"Each man has a song and this is my song." (Leonard Cohen)

Sunday, August 4, 2013

Broken Trail (Butcher’s Run Films, 2006)

Very fine

It seems paradoxical that the really big, long Westerns these days are made for the small screen while movie theater ones have become smaller and more intimate. Compare the 2006 Westerns, Broken Trail or indeed Deadwood, both TV shows, with the movie Seraphim Falls. The made-for-TV mini-series have the budget and can tell (in episodes) long tales with complex plots and many characters.

Some of the made-for-TV ones are so good that they deserve to be seen on the big screen. Broken Trail is one. Superbly directed by Walter Hill and written by first-timer Alan Geoffrion, a real cowboy and a neighbor of Robert Duvall’s, the story is convincing, real, moving and gripping.

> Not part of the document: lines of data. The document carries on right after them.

# knights-lab/UTree

Measured on AMD Instinct MI355X. Metric: reads classified/sec, 8 GB L2 CTR, 150 bp reads, higher is better.
Workload: dtype u64

## Files before the change

utree_amd/csrc/dev_image.c:

```c
#define _FILE_OFFSET_BITS 64
#define _GNU_SOURCE
#define __HIP_PLATFORM_AMD__ 1
#include <hip/hip_runtime_api.h>
#include <fcntl.h>
#include <math.h>
#include <stddef.h>
#include <stdio.h>
#include <stdlib.h>
#include <string.h>
#include <unistd.h>
#include "ctr_host.h"
#include "dev_image.h"

#define HIPCHK(x) do { hipError_t e_ = (x); if (e_ != hipSuccess) { utree_dev_set_hip_error((int)e_, #x); rc = e_ == hipErrorOutOfMemory ? UTREE_E_NOMEM : UTREE_E_HIP; goto fail; } } while (0)
#define KCHK(x) do { int e_ = (x); if (e_ != 0) { utree_dev_set_hip_error(e_, #x); rc = e_ == (int)hipErrorOutOfMemory ? UTREE_E_NOMEM : UTREE_E_HIP; goto fail; } } while (0)

static __thread char g_hip_msg[256];
void utree_dev_set_hip_error(int err, const char *what) {
    snprintf(g_hip_msg, sizeof g_hip_msg, "%s (%d) in %s", hipGetErrorString((hipError_t)err), err, what);
    if (getenv("UTREE_DEBUG")) fprintf(stderr, "[utree_amd] HIP error: %s\n", g_hip_msg);
}
const char *utree_last_hip_error(void) { return g_hip_msg; }

#include <time.h>
// ... 123 lines not shown
    }
    h->off_coarse = off; off = align_up(off + (uint64_t)UTREE_NUMBINS * ((h->flags & UTREE_F_OFF64) ? 8 : 4), 256);
    h->off_irreg = off; off = align_up(off + (1u << 24) / 8, 256);
    h->off_label_off = off; off = align_up(off + ((uint64_t)h->n_labels + 1) * 4, 256);
    uint64_t blob = 0;
    for (uint32_t i = 0; i < h->n_labels; ++i) blob += (uint64_t)ctr->label_len[i] + 1;
    h->label_blob_bytes = blob;
    h->off_label_blob = off; off = align_up(off + blob + 64, 256);
    h->off_rank2ix = off; off = align_up(off + (uint64_t)h->n_labels * 4, 256);
    h->off_vote = off; off = align_up(off + (uint64_t)h->n_labels * sizeof(utk_vote_rec), 4096);
    h->off_recs = off; off = align_up(off + (h->n_nodes + 8) * h->rec_words * 8, 4096);
    h->total_bytes = off;
}

size_t utree_dev_image_bytes(const utree_ctr *ctr, int fine_bits) {
    if (!ctr) return 0;
    utree_image_header h;
    layout(ctr, (uint32_t)utree_pick_fine_bits(ctr, fine_bits), &h);
    return (size_t)h.total_bytes;
}

static void bind_image(utree_dev *d) {
    char *b = (char *)d->image;
    d->kimg.table = (const uint64_t *)(b + d->hdr.off_table);
    d->kimg.regions = (const uint64_t *)(b + offsetof(utree_image_header, regions));
    d->kimg.mrecs = (const uint64_t *)(b + d->hdr.off_mrecs);
    d->kimg.recs = (const uint64_t *)(b + d->hdr.off_recs);
    d->kimg.coarse = b + d->hdr.off_coarse;
    d->kimg.irreg = (const uint32_t *)(b + d->hdr.off_irreg);
    d->kimg.label_off = (const uint32_t *)(b + d->hdr.off_label_off);
    d->kimg.label_blob = b + d->hdr.off_label_blob;
    d->kimg.rank2ix = (const uint32_t *)(b + d->hdr.off_rank2ix);
    d->kimg.vote_tab = (d->hdr.flags & UTREE_F_VOTE_TABLE) && !getenv("UTREE_VOTE_BYTES") ? (const uint64_t *)(b + d->hdr.off_vote) : NULL;
    d->kimg.n_nodes = d->hdr.n_nodes;
    d->kimg.n_labels = d->hdr.n_labels;
    d->kimg.fine_bits = d->hdr.fine_bits;
    d->kimg.flags = d->hdr.flags;
    d->kimg.W = d->hdr.W; d->kimg.I = d->hdr.I;
    d->kimg.bucket_words = d->hdr.bucket_words;
    {
        const char *e = getenv("UTREE_OVF_SCAN");
        d->kimg.ovf_scan = e && atoi(e) > 0 && atoi(e) <= 1024 ? (uint32_t)atoi(e) : (d->hdr.n_min * 4 > d->hdr.n_nodes ? 16u : 32u);
    }
    d->kimg.irr_n = 0;
    for (int i = 0; i < 4; ++i) d->kimg.irr_p[i] = 0xFFFFFFFFu;
    if (d->hdr.flags & UTREE_F_GENERIC) d->kimg.irr_n = 0xFFFFFFFFu;
    else if (d->hdr.flags & UTREE_F_IRREGULAR) {
        d->kimg.irr_n = 0xFFFFFFFFu;
        uint32_t *bm = d->hdr.n_irregular <= 4 ? (uint32_t *)malloc((1u << 24) / 8) : NULL;
        if (bm && hipMemcpy(bm, d->kimg.irreg, (1u << 24) / 8, hipMemcpyDeviceToHost) == hipSuccess) {
            uint32_t n = 0, p[4] = {0, 0, 0, 0};
            for (uint32_t w = 0; w < (1u << 24) / 32 && n <= 4; ++w)
                for (uint32_t x = bm[w]; x && n <= 4; x &= x - 1) { if (n < 4) p[n] = w * 32 + (uint32_t)__builtin_ctz(x); ++n; }
            if (n <= 4) { d->kimg.irr_n = n; for (uint32_t i = 0; i < n; ++i) d->kimg.irr_p[i] = p[i]; }
        } else (void)hipGetLastError();
        free(bm);
    }
}
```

With production design by Ken Rempel and wonderfully authentic costumes by Wendy Partridge, the movie looks entirely right. It was filmed beautifully in Alberta by Lloyd Ahern, Hill’s preferred cinematographer. We are treated to huge panoramic landscapes and shots of swirling mustangs. What a pity we watch it on television! Still, there are some good big TVs these days.
 Beautiful shots of the horses

The music, by Van Dyke Parks (who had also done Wild Bill for Hill) and David Mansfield is moody, atmospheric and occasionally fun.

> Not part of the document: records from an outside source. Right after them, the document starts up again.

@@ -278,13 +288,18 @@
   float n2[kP];
 #pragma unroll
   for (int u = 0; u < kP; ++u) {
-    const int64_t i = ((int64_t)blockIdx.x * kP + u) * kTermsBlock + threadIdx.x;
+    const int64_t i = ((int64_t)bx * kP + u) * kTermsBlock + threadIdx.x;
     valid[u] = i < a.ns;
     ii[u] = valid[u] ? i : 0;
     gj[u] = -1;
     d2[u] = 0.0;
     fixed[u] = true;
-    if (a.claim == nullptr) {
+    if (kSc1) {
+      k1[u] = valid[u] ? (uint64_t)__hip_atomic_load(&a.keys[ii[u]], __ATOMIC_RELAXED, __HIP_MEMORY_SCOPE_AGENT)
+                       : (uint64_t)kKeyNone;
+      n2[u] = valid[u] ? __uint_as_float(__hip_atomic_load(&a.near2[ii[u]], __ATOMIC_RELAXED, __HIP_MEMORY_SCOPE_AGENT))
+                       : kInf;
+    } else if (a.claim == nullptr) {
       k1[u] = valid[u] ? (uint64_t)a.keys[ii[u]] : (uint64_t)kKeyNone;
       n2[u] = valid[u] ? __uint_as_float(a.near2[ii[u]]) : kInf;
     } else if (valid[u]) {
@@ -316,7 +331,7 @@
       amb[u] = X[u] >= 0.0f && n2[u] <= X[u];
 #if M3D_TAIL_CLOCK
       {
-        const int64_t gw = (int64_t)blockIdx.x * (kTermsBlock / kWave) + threadIdx.x / kWave;
+        const int64_t gw = (int64_t)bx * (kTermsBlock / kWave) + threadIdx.x / kWave;
         const int na = __popcll(__ballot(amb[u]));
         if ((threadIdx.x & (kWave - 1)) == 0 && gw < 4096) g_tail_clock[2 * 4096 + 8 + gw] = na;
       }
@@ -407,7 +422,7 @@
     double v = 0.0;
     if (threadIdx.x < 30)
       for (int w = 0; w < kTermsBlock / kWave; ++w) v += red[threadIdx.x][w];
-    double* dst = partials + (int64_t)blockIdx.x * kTermSlots + threadIdx.x;
+    double* dst = partials + (int64_t)bx * kTermSlots + threadIdx.x;
     if (kWT)
       __hip_atomic_store(reinterpret_cast<unsigned long long*>(dst), __double_as_longlong(v),
                          __ATOMIC_RELAXED, __HIP_MEMORY_SCOPE_AGENT);
@@ -417,18 +432,19 @@
   M3D_TPH(7);
 #if M3D_TERMS_CLOCK
   {
-    const int64_t gw = (int64_t)blockIdx.x * (kTermsBlock / kWave) + threadIdx.x / kWave;
+    const int64_t gw = (int64_t)bx * (kTermsBlock / kWave) + threadIdx.x / kWave;
     if ((threadIdx.x & (kWave - 1)) == 0 && gw < 4096)
       for (int k = 0; k < 8; ++k) g_terms_clock[8 * gw + k] = tph_[k];
   }
 #endif
 }
 
+#if !M3D_ICP_TERMS_ONLY
 template <int kEst>
 __global__ __launch_bounds__(kTermsBlock) void terms_kernel(TermsArgs a, const IcpState* __restrict__ s,
                                                             double* __restrict__ partials) {
   if (s->done) return;
-  terms_block<false, kEst>(a, s, partials);
+  terms_block<false, kEst>(a, s, partials, blockIdx.x);
 }
 
 __global__ __launch_bounds__(256) void shard_winner_kernel(
@@ -758,6 +774,65 @@
 struct PlanNone {
   static constexpr int32_t n = 0;
 };
+template <int kEst, bool kPlanner, class Plan>
+__device__ __forceinline__ void reduce_solve_block(IcpState* s, double* partials, int64_t nblocks,
+                                                   double* __restrict__ sums, const SolveParams& sp, int do_solve,
+                                                   const Plan& pa) {
+  __shared__ double red[kReduceGroups][kTermSlots];
+  M3D_TCLK(0);
+  SolveIn in;
+  if (do_solve && threadIdx.x < kWave) solve_in(s, in);
+  const bool planner = kPlanner && pa.n > 0 && threadIdx.x >= kWave && threadIdx.x < 2 * kWave;
+  PlanIn pin;
+  if constexpr (kPlanner)
+    if (planner) plan_in(pa, s, threadIdx.x - kWave, pin);
+  const int slot = threadIdx.x & (kTermSlots - 1);
+  constexpr int kG = kReduceGroups / (kTermsBlock / kTermSlots);
+  double gv[kG];
+#pragma unroll
+  for (int u = 0; u < kG; ++u) gv[u] = 0.0;
+  const int g0 = threadIdx.x / kTermSlots;
+  constexpr int kR = 8;
+  for (int64_t b0 = 0; b0 < nblocks; b0 += kR * kReduceGroups) {
+    double t[kR][kG];
+#pragma unroll
+    for (int r = 0; r < kR; ++r)
+#pragma unroll
+      for (int u = 0; u < kG; ++u) {
+        const int64_t b = b0 + r * kReduceGroups + g0 + u * (kTermsBlock / kTermSlots);
+        t[r][u] = b < nblocks
+                      ? __longlong_as_double(__hip_atomic_load(
+                            reinterpret_cast<unsigned long long*>(partials + b * kTermSlots + slot),
+                            __ATOMIC_RELAXED, __HIP_MEMORY_SCOPE_AGENT))
+                      : 0.0;
+      }
+#pragma unroll
+    for (int r = 0; r < kR; ++r)
+#pragma unroll
+      for (int u = 0; u < kG; ++u) gv[u] += t[r][u];
+  }
+  M3D_TCLK(8);
+#pragma unroll
+  for (int u = 0; u < kG; ++u) red[g0 + u * (kTermsBlock / kTermSlots)][slot] = gv[u];
+  __syncthreads();
+  if (threadIdx.x < kTermSlots) {
+    double t = 0.0;
+    for (int k = 0; k < kReduceGroups; ++k) t += red[k][threadIdx.x];
+    red[0][threadIdx.x] = t;
+    sums[threadIdx.x] = t;
+  }
+  M3D_TCLK(9);
+  __syncthreads();
+  M3D_TCLK(1);
+  if (threadIdx.x < kWave) {
+    if (threadIdx.x == 0) s->ticket = 0;
+    if (do_solve) solve_state<kEst>(red[0], s, sp, in);
+  } else if (planner) {
+    if constexpr (kPlanner) plan_wave(pa, s, threadIdx.x - kWave, pin);
+  }
+  M3D_TCLK(2);
+}
+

Prentice Ritter (Robert Duvall, who plays the part as if Gus McCrae had survived to the late 1890s) seeks out his nephew Tom Harte (Thomas Haden Church) on a ranch in Oregon and explains that the fellow’s mother, Duvall’s sister, has died but left him nothing. Duvall proposes driving mustangs to Wyoming to sell to an agent for the British Empire and dividing the proceeds, so the movie describes a long drive in which elderly but still tough Duvall accompanies the younger man across the plains.
 Prentice Ritter talks to his nephew Tom Harte

Comparisons with Lonesome Dove and Open Range are inevitable, and in fact Duvall has said that he regards the pictures as a trilogy. What makes this one different is the unusual introduction of the adoption by the horse drovers of a wagonload of Mandarin-speaking Chinese girls who have been bought, like livestock, as prostitute-slaves by the odious Captain Billy Fender (James Russo, from Open Range). The men rescue the girls who end up accompanying them all the way to Wyoming. A cowboy film about prostitutes; it’s a sort of whores-opera.

Considering the hugely important part that Japanese and Chinese Americans played in the country's nineteenth-century history, there have been very few cinematic treatments. Kung Fu on TV 1972 - 75  was, I suppose, an exception, though it hardly dealt with similar themes and it had a non-Chinese actor as lead. James Clavell's Walk Like a Dragon in 1960 was a worthy contribution but such films have been very rare.
Honcle Pren gives the girls numbers as names - but kindly
Athough Duvall gives them numbers as names, the Chinese women (hardly more than girls) gradually emerge as distinct people: there’s the determined and clever Ghee Moon (Jadyn Wong), the timid but kind Sun Foy (Gwendoline Yeo) and the one who cannot cope, Ye Fung (Olivia Cheng).
Women treated as livestock
It is a true Western in the sense that people faced with hardship, violence and injustice on the wild frontier are obliged to cope, and in doing so prove their mettle. And it is a Western that shows that the West was not only populated by white males with the occasional Indian. It was an enormously rich ethnic mix.

Greta Scacchi is tragically excellent as an abused women driven to sell herself.
Lola, an abused woman rescued
The bad guys are excellent too: Rusty Schwimmer as the foul-mouthed, evil Madam, Big Rump Kate, and Chris Mulkey as Ed ‘Big Ears’ Byers, the Irish thug and killer. Both very good indeed.
Big-Rump Kate and Big-Ears Byers, terrific bad guys
In fact that’s another merit of Broken Trail: it is superbly well cast. Hill tells us in an interview that Sam Peckinpah used to say that the success of a movie is 70% casting.

A terrific Western with all the ingredients. A must-see.